Why is using thread locals in Django bad?

I am using thread locals to store the current user and request objects. This way I can have easy access to the request from anywhere in the programme (e.g. dynamic forms) without having to pass them around.

To implement the thread locals storage in a middleware, I followed a tutorial on the Django site: https://web.archive.org/web/20091128195932/http://code.djangoproject.com:80/wiki/CookBookThreadlocalsAndUser

This document has since been modified to suggest avoiding this technique: https://web.archive.org/web/20110504132459/http://code.djangoproject.com/wiki/CookBookThreadlocalsAndUser

From the article:

From a design point of view, threadlocals are essentially global variables, and are subject to all the usual problems of portability and predictability that global variables usually entail.

More importantly, from a security point of view, threadlocals pose a huge risk. By providing an data store that exposes the state of other threads, you provide a way for one thread in your web server to potentially modify the state of another thread in the system. If the threadlocal data contains descriptions of users or other authentication-related data, that data could be used as the basis for an attack that grants access to an unauthorized user, or exposes private details of a user. While it is possible to build a threadlocal system that is safe from this sort of attack, it's a lot easier to be defensive and build a system that isn't subject to any such vulnerability in the first place.

I understand why global variables can be bad, but in this case I'm running my own code on my own server so I can't see what danger two global variables pose.

Can someone explain the security issue involved? I have asked many people how they would hack my application if they read this article and know I'm using thread locals, yet no one has been able to tell me. I am starting to suspect that this is an opinion held by hair-splitting purists who love to pass objects explicitly.


Solution 1:

I disagree entirely. TLS is extremely useful. It should be used with care, just as globals should be used with care; but saying it shouldn't be used at all is just as ridiculous as saying globals should never be used.

For example, I store the currently active request in TLS. This makes it accessible from my logging class, without having to pass the request around through every single interface--including many that don't care about Django at all. It lets me make log entries from anywhere in the code; the logger outputs to a database table, and if a request happens to be active when a log is made, it logs things like the active user and what was being requested.
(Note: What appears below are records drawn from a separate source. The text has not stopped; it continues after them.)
template <int NB, bool LN, bool DROP, bool PAD, bool LAST, class XB>
__device__ __forceinline__ void forward_tile(TState<NB>& st, cf* E, const XB& xb,
                                             const DecimArgs& a, int t, int j, int r, int rn, cf (&nx)[16],
                                             cf (&ns)[LN ? 16 : 1], const LnLoad* ln, Drop dr, unsigned pj) {
  const Geom& g = a.g;
  if constexpr (LN) {
#pragma unroll
    for (int u = 0; u < 16; ++u)
      st.v[u] = mk(fmaf((nx[u].x - ns[u].x) * ns[u].y, ln->g0, ln->b0),
                   fmaf((nx[u].y - ns[u].x) * ns[u].y, ln->g1, ln->b1));
  } else if constexpr (DROP) {
    const unsigned hd = (unsigned)(g.D >> 1), pstride = 16u * (unsigned)g.L * hd;
    const unsigned p0 = ((unsigned)t * (unsigned)g.L + (unsigned)r) * hd + pj;
#pragma unroll
    for (int u = 0; u < 16; ++u)
      st.v[u] = drop_apply(nx[u], drop_hash(p0 + (unsigned)u * pstride, dr.key), dr.thr, dr.scale);
  } else {
#pragma unroll
    for (int u = 0; u < 16; ++u) st.v[u] = nx[u];
  }
  if constexpr (!LAST) {
    load_rows<0, 8, PAD>(xb, rn, nx);
    if constexpr (LN) load_stats<0, 8>(ln->sb, g, t, rn, ns);
    __builtin_amdgcn_sched_barrier(0);
  }
  fwd_phase1_cp<NB>(st, E, t, j);
  if constexpr (!LAST) load_cp(a.tq + ((size_t)t * g.L + rn) * 16, st.cp);
  __syncthreads();
  if constexpr (!LAST) {
    load_rows<8, 8, PAD>(xb, rn, nx);
    if constexpr (LN) load_stats<8, 8>(ln->sb, g, t, rn, ns);
  }
  fwd_phase2<NB, true>(st, E, a.bt + (size_t)r * BT_STRIDE, t, j);
}

template <int NB, bool LN = false, bool DROP = false, bool PAD = false, class XB>
__device__ __forceinline__ void forward_loop(TState<NB>& st, cf* lds, const XB& xb,
                                             const DecimArgs& a, int t, int j, int rbeg, int cnt,
                                             int rot, const LnLoad* ln = nullptr, Drop dr = Drop{},
                                             unsigned pj = 0) {
  const Geom& g = a.g;
  const int rend = rbeg + cnt;
  cf nx[16];
  cf ns[LN ? 16 : 1];
  int r = rbeg + rot;
  load_rows<0, 16, PAD>(xb, r, nx);
  if constexpr (LN) load_stats<0, 16>(ln->sb, g, t, r, ns);
  load_cp(a.tq + ((size_t)t * g.L + r) * 16, st.cp);
  int i = 0;
  for (; i + 1 < cnt; ++i) {
    int rn = r + 1;
    if (rn == rend) rn = rbeg;
    forward_tile<NB, LN, DROP, PAD, false>(st, lds + (i & 1) * EX, xb, a, t, j, r, rn, nx, ns, ln, dr, pj);
    r = rn;
  }
  forward_tile<NB, LN, DROP, PAD, true>(st, lds + (i & 1) * EX, xb, a, t, j, r, r, nx, ns, ln, dr, pj);
}

template <int NB, bool RES, bool DROP, bool PAD, bool LAST, class YB, class RB>
__device__ __forceinline__ void inverse_tile(TState<NB>& st, cf* E, const YB& yb, const DecimArgs& a,
                                             int t, int j, int r, int rn,
                                             const RB& res, cf (&rx)[RES ? 16 : 1], Drop dr,
                                             unsigned pj, int sw) {
  const Geom& g = a.g;
  inv_phase1<NB, true>(st, a.bt + (size_t)r * BT_STRIDE, E, t, j);
  __syncthreads();
  inv_phase2_gather<NB>(st, E, t, j);
  if constexpr (!LAST) {
    __builtin_amdgcn_sched_barrier(0);
    load_cp(a.tq + ((size_t)t * g.L + rn) * 16, st.cp);
    __builtin_amdgcn_sched_barrier(0);
  }
  fft16<+1>(st.v);
  if constexpr (DROP) {
    const unsigned hd = (unsigned)(g.D >> 1), pstride = 16u * (unsigned)g.L * hd;
    const unsigned p0 = ((unsigned)t * (unsigned)g.L + (unsigned)r) * hd + pj;
#pragma unroll
    for (int u = 0; u < 16; ++u)
      st.v[u] = drop_apply(st.v[u], drop_hash(p0 + (unsigned)u * pstride, dr.key), dr.thr, dr.scale);
  }
  if constexpr (RES) {
#pragma unroll
    for (int u = 0; u < 16; ++u) st.v[u] = cadd(st.v[u], rx[u]);
    if constexpr (!LAST) load_rows<0, 16, PAD>(res, rn, rx);
  }
  store_rows<PAD>(yb, r, st.v, st_tile_mask(a, r, sw));
}

template <int NB, bool RES = false, bool DROP = false, bool PAD = false, class YB, class RB>
__device__ __forceinline__ void inverse_loop(TState<NB>& st, cf* lds, const YB& yb,
                                             const DecimArgs& a, int t, int j, int rbeg,
                                             int cnt, int rot, const RB& res, Drop dr = Drop{},
                                             unsigned pj = 0) {
  const Geom& g = a.g;
  int r = rbeg + rot;
  const int sw = (__builtin_amdgcn_readfirstlane(t) >> 2) >> a.st_wsh;
  cf rx[RES ? 16 : 1];
  if constexpr (RES) load_rows<0, 16, PAD>(res, r, rx);
  load_cp(a.tq + ((size_t)t * g.L + r) * 16, st.cp);
  __builtin_amdgcn_s_waitcnt(0x0F70);
  int i = 0;
  for (; i + 1 < cnt; ++i) {
    int rn = r + 1;
    if (rn == rbeg + cnt) rn = rbeg;
    inverse_tile<NB, RES, DROP, PAD, false>(st, lds + (i & 1) * EX, yb, a, t, j, r, rn, res, rx, dr, pj, sw);
    r = rn;
  }
  inverse_tile<NB, RES, DROP, PAD, true>(st, lds + (i & 1) * EX, yb, a, t, j, r, r, res, rx, dr, pj, sw);
}

__device__ __forceinline__ Drop make_drop(const DecimArgs& a, int b) {
  Drop dr;
  dr.thr = a.drop_thr; dr.scale = a.drop_scale;
  dr.key = drop_row_key(a.rng[0], a.rng[1], b);
  return dr;
}

constexpr bool fused_instance(int nb, int mode, bool drop, bool acc, bool pad, int io, int oio) {
  if (!among<1, 2, 4>::has(nb) || !among<0, 1, 2>::has(mode)) return false;
  if (acc) return nb == 4 && mode != 2 && !drop && io == 0 && oio == 0;
  if (io == 0) return oio == 0 && !(drop && (pad || mode == 2));
  return among<1, 2>::has(io) && mode != 2 && !pad && (oio == io || (oio == 0 && mode == 1));
}
template <int NB, int MODE, bool DROP = false, bool ACC = false, bool PAD = false, int IO = 0, int OIO = IO>
__global__ __launch_bounds__(TPB, 2) void k_fused(const DecimArgs a) {
  SMX_LDS_DECL;
  const Geom& g = a.g;
  const int tid = threadIdx.x, j = tid & 15, t = tid >> 4;
  const int ndt = (g.D + DT - 1) / DT;
  const WgItem w = wg_map(a.bid0 + blockIdx.x, g.B, ndt, 1, g.L, a.placement);
  const int b = w.b, d = w.dt * DT + 2 * j, rot = w.rot;
  const bool valid = d < g.D;
  RowBufT<IO> xb;
  if constexpr (IO == 0) xb = row_buf(a.in + (size_t)b * g.R * g.D, g, t, valid ? d : g.D - 2);
  else xb = row_buf<IO>(a.in, b, g, t, valid ? d : g.D - 2);

  TState<NB> st;
  zero_acc<NB>(st);
  if constexpr (NB == 1) prefetch_io<NB, MODE>(st, g, a.fa, b, d, valid, t);
  WPre wp;
  constexpr bool STAGE_W = NB == 1 && MODE != 2;
  if constexpr (STAGE_W) prefetch_w(wp, g, a.fa.w_re, a.fa.w_im, w.dt * DT, tid);
  Drop dr{};
  if constexpr (DROP) dr = make_drop(a, b);
  const unsigned pj = (unsigned)((valid ? d : g.D - 2) >> 1);
#ifndef SMX_AB_NO_FWD
  forward_loop<NB, false, DROP && MODE == 1, PAD>(st, lds, xb, a, t, j, 0, g.L, rot, nullptr, dr, pj);
#endif
#ifndef SMX_AB_NO_UNPACK
  unpack_filter<NB, MODE, false>(st, lds, g, a.fa, b, d, valid, t, j, STAGE_W ? &wp : nullptr);
#endif
#ifdef SMX_AB_NO_INV
  if (st.acc[0].x == 12345.f) a.out[0] = st.acc[1].y;
  return;
#endif
  if (a.out == nullptr) {
    if constexpr (NB == 1) store_io<NB, MODE>(st, g, a.fa, b, d, valid, t);
    if (a.ws_s != nullptr) {
      cf* s = a.ws_s + (size_t)(b * ndt + w.dt) * (16 * NB * TPB);
#pragma unroll
      for (int sl = 0; sl < 16 * NB; ++sl) s[sl * TPB + tid] = st.acc[sl];
    }
    return;
  }
  __syncthreads();
  RowBufT<OIO> yb;
  if constexpr (OIO == 0) yb = row_buf(a.out + (size_t)b * g.R * g.D, g, t, d, valid);
  else yb = row_buf<OIO>(a.out, b, g, t, d, valid);
  inverse_loop<NB, ACC, DROP && MODE == 0, PAD>(st, lds, yb, a, t, j, 0, g.L, rot, yb, dr, pj);
  if constexpr (NB == 1) store_io<NB, MODE>(st, g, a.fa, b, d, valid, t);
}

template <int NB, bool PAD, bool DROP>
__device__ __forceinline__ void forward16_loop(TState<NB>& st, cf* lds, const float* __restrict__ xb,
                                               const DecimArgs& a, int t, int j, int tbeg, int cnt, int rot,
                                               Drop dr, unsigned pj) {
  const Geom& g = a.g;
  const unsigned hd = (unsigned)(g.D >> 1);
  cf nx[16];
  int tau = tbeg + rot;
  load_tile16<PAD>(xb, g, t, tau, nx);
  cf cn = a.tw[min(16 * tau + t, g.N - 1)];
  for (int i = 0; i < cnt; ++i) {
    if constexpr (DROP) {
      const unsigned p0 = (unsigned)(16 * tau + t) * hd + pj, ps = (unsigned)g.P * hd;
#pragma unroll
      for (int u = 0; u < 16; ++u)
        st.v[u] = drop_apply(nx[u], drop_hash(p0 + (unsigned)u * ps, dr.key), dr.thr, dr.scale);
    } else {
#pragma unroll
      for (int u = 0; u < 16; ++u) st.v[u] = nx[u];
    }
    const cf c = cn;
    int tn = tau + 1;
    if (tn == tbeg + cnt) tn = tbeg;
    if (i + 1 < cnt) {
      load_tile16<PAD>(xb, g, t, tn, nx);
      cn = a.tw[min(16 * tn + t, g.N - 1)];
    }
    cf* E = lds + (i & 1) * EX;
    fwd_phase1<NB>(st, c, E, t, j);
    __syncthreads();
    fwd16_phase2<NB>(st, E, a.v16, a.b16 + (size_t)tau * 32, t, j);
    tau = tn;
  }
}
template <int NB, bool PAD, bool DROP>
__device__ __forceinline__ void inverse16_loop(TState<NB>& st, cf* lds, float* __restrict__ yb, const DecimArgs& a,
                                               int t, int j, bool valid, int tbeg, int cnt, int rot, Drop dr,
                                               unsigned pj) {
  const Geom& g = a.g;
  const unsigned hd = (unsigned)(g.D >> 1);
  int tau = tbeg + rot;
  for (int i = 0; i < cnt; ++i) {
    const cf c = a.tw[min(16 * tau + t, g.N - 1)];
    cf* E = lds + (i & 1) * EX;
    inv16_phase1<NB>(st, a.v16, a.b16 + (size_t)tau * 32, E, t, j);
    __syncthreads();
    inv_phase2<NB>(st, c, E, t, j);
    if constexpr (DROP) {
      const unsigned p0 = (unsigned)(16 * tau + t) * hd + pj, ps = (unsigned)g.P * hd;
#pragma unroll
      for (int u = 0; u < 16; ++u)
        st.v[u] = drop_apply(st.v[u], drop_hash(p0 + (unsigned)u * ps, dr.key), dr.thr, dr.scale);
    }
    store_tile16<PAD>(yb, g, t, tau, valid, st.v);
    ++tau;
    if (tau == tbeg + cnt) tau = tbeg;
  }
}

constexpr bool fused16_instance(int nb, int mode, bool pad, bool drop) {
  return among<1, 2>::has(nb) && among<0, 1, 2>::has(mode) && !(drop && (pad || mode == 2));
}
template <int NB, int MODE, bool PAD = false, bool DROP = false>
__global__ __launch_bounds__(TPB, 2) void k_fused16(const DecimArgs a) {
  SMX_LDS_DECL;
  const Geom& g = a.g;
  const int tid = threadIdx.x, j = tid & 15, t = tid >> 4;
  const int ndt = (g.D + DT - 1) / DT;
  const int T = g.L;
  const WgItem w = wg_map(a.bid0 + blockIdx.x, g.B, ndt, 1, T, a.placement);
  const int b = w.b, d = w.dt * DT + 2 * j, rot = w.rot;
  const bool valid = d < g.D;
  const float* xb = a.in + (size_t)b * g.R * g.D + (valid ? d : g.D - 2);
  TState<NB> st;
  zero_acc<NB>(st);
  if constexpr (NB == 1) prefetch_io<NB, MODE>(st, g, a.fa, b, d, valid, t);
  WPre wp;
  constexpr bool STAGE_W = NB == 1 && MODE != 2;
  if constexpr (STAGE_W) prefetch_w(wp, g, a.fa.w_re, a.fa.w_im, w.dt * DT, tid);
  Drop dr{};
  if constexpr (DROP) dr = make_drop(a, b);
  const unsigned pj = (unsigned)((valid ? d : g.D - 2) >> 1);
  forward16_loop<NB, PAD, DROP && MODE == 1>(st, lds, xb, a, t, j, 0, T, rot, dr, pj);
  unpack_filter<NB, MODE, false>(st, lds, g, a.fa, b, d, valid, t, j, STAGE_W ? &wp : nullptr);
  if (a.out == nullptr) {
    if constexpr (NB == 1) store_io<NB, MODE>(st, g, a.fa, b, d, valid, t);
    if (a.ws_s != nullptr) {
      cf* sp = a.ws_s + (size_t)(b * ndt + w.dt) * (16 * NB * TPB);
#pragma unroll
      for (int sl = 0; sl < 16 * NB; ++sl) sp[sl * TPB + tid] = st.acc[sl];
    }
    return;
  }
  __syncthreads();
  inverse16_loop<NB, PAD, DROP && MODE == 0>(st, lds, a.out + (size_t)b * g.R * g.D + d, a, t, j, valid, 0, T, rot, dr,
                                             pj);
  if constexpr (NB == 1) store_io<NB, MODE>(st, g, a.fa, b, d, valid, t);
}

If you don't want one thread to have the capability of modifying another thread's TLS data, then set your TLS up to prohibit this, which probably requires using a native TLS class. I don't find that argument convincing, though; if an attacker can execute arbitrary Python code as your backend, your system is already fatally compromised--he could monkey patch anything to be run later as a different user, for example.

Obviously, you'll want to clear any TLS at the end of a request; in Django, that means clearing it in process_response and process_exception in a middleware class.

Solution 2:

Despite the fact that you could mix up data from different users, thread locals should be avoided because they hide a dependency. If you pass arguments to a method you see and know what you're passing. But a thread local is something like a hidden channel in the background and you may wonder, that a method doesn't work correctly in some cases.

There are some cases where thread locals are a good choice, but they should be used rarely and carefully!

Solution 3:

A quick example on how to create a TLS middleware compatible with the latest Django 1.10:

# coding: utf-8
# Copyright (c) Alexandre Syenchuk (alexpirine), 2016

try:
    from threading import local
except ImportError:
    from django.utils._threading_local import local

_thread_locals = local()

def get_current_request():
    return getattr(_thread_locals, 'request', None)

def get_current_user():
    request = get_current_request()
    if request:
        return getattr(request, 'user', None)

class ThreadLocalMiddleware(object):
    def __init__(self, get_response):
        self.get_response = get_response

    def __call__(self, request):
        _thread_locals.request = request
        return self.get_response(request)

Solution 4:

This question is really old, but I just saw someone referring to it, so I just want to note that the wiki page cited by this question stopped recommending threadlocal storage in 2010 and then was deleted altogether by 2012.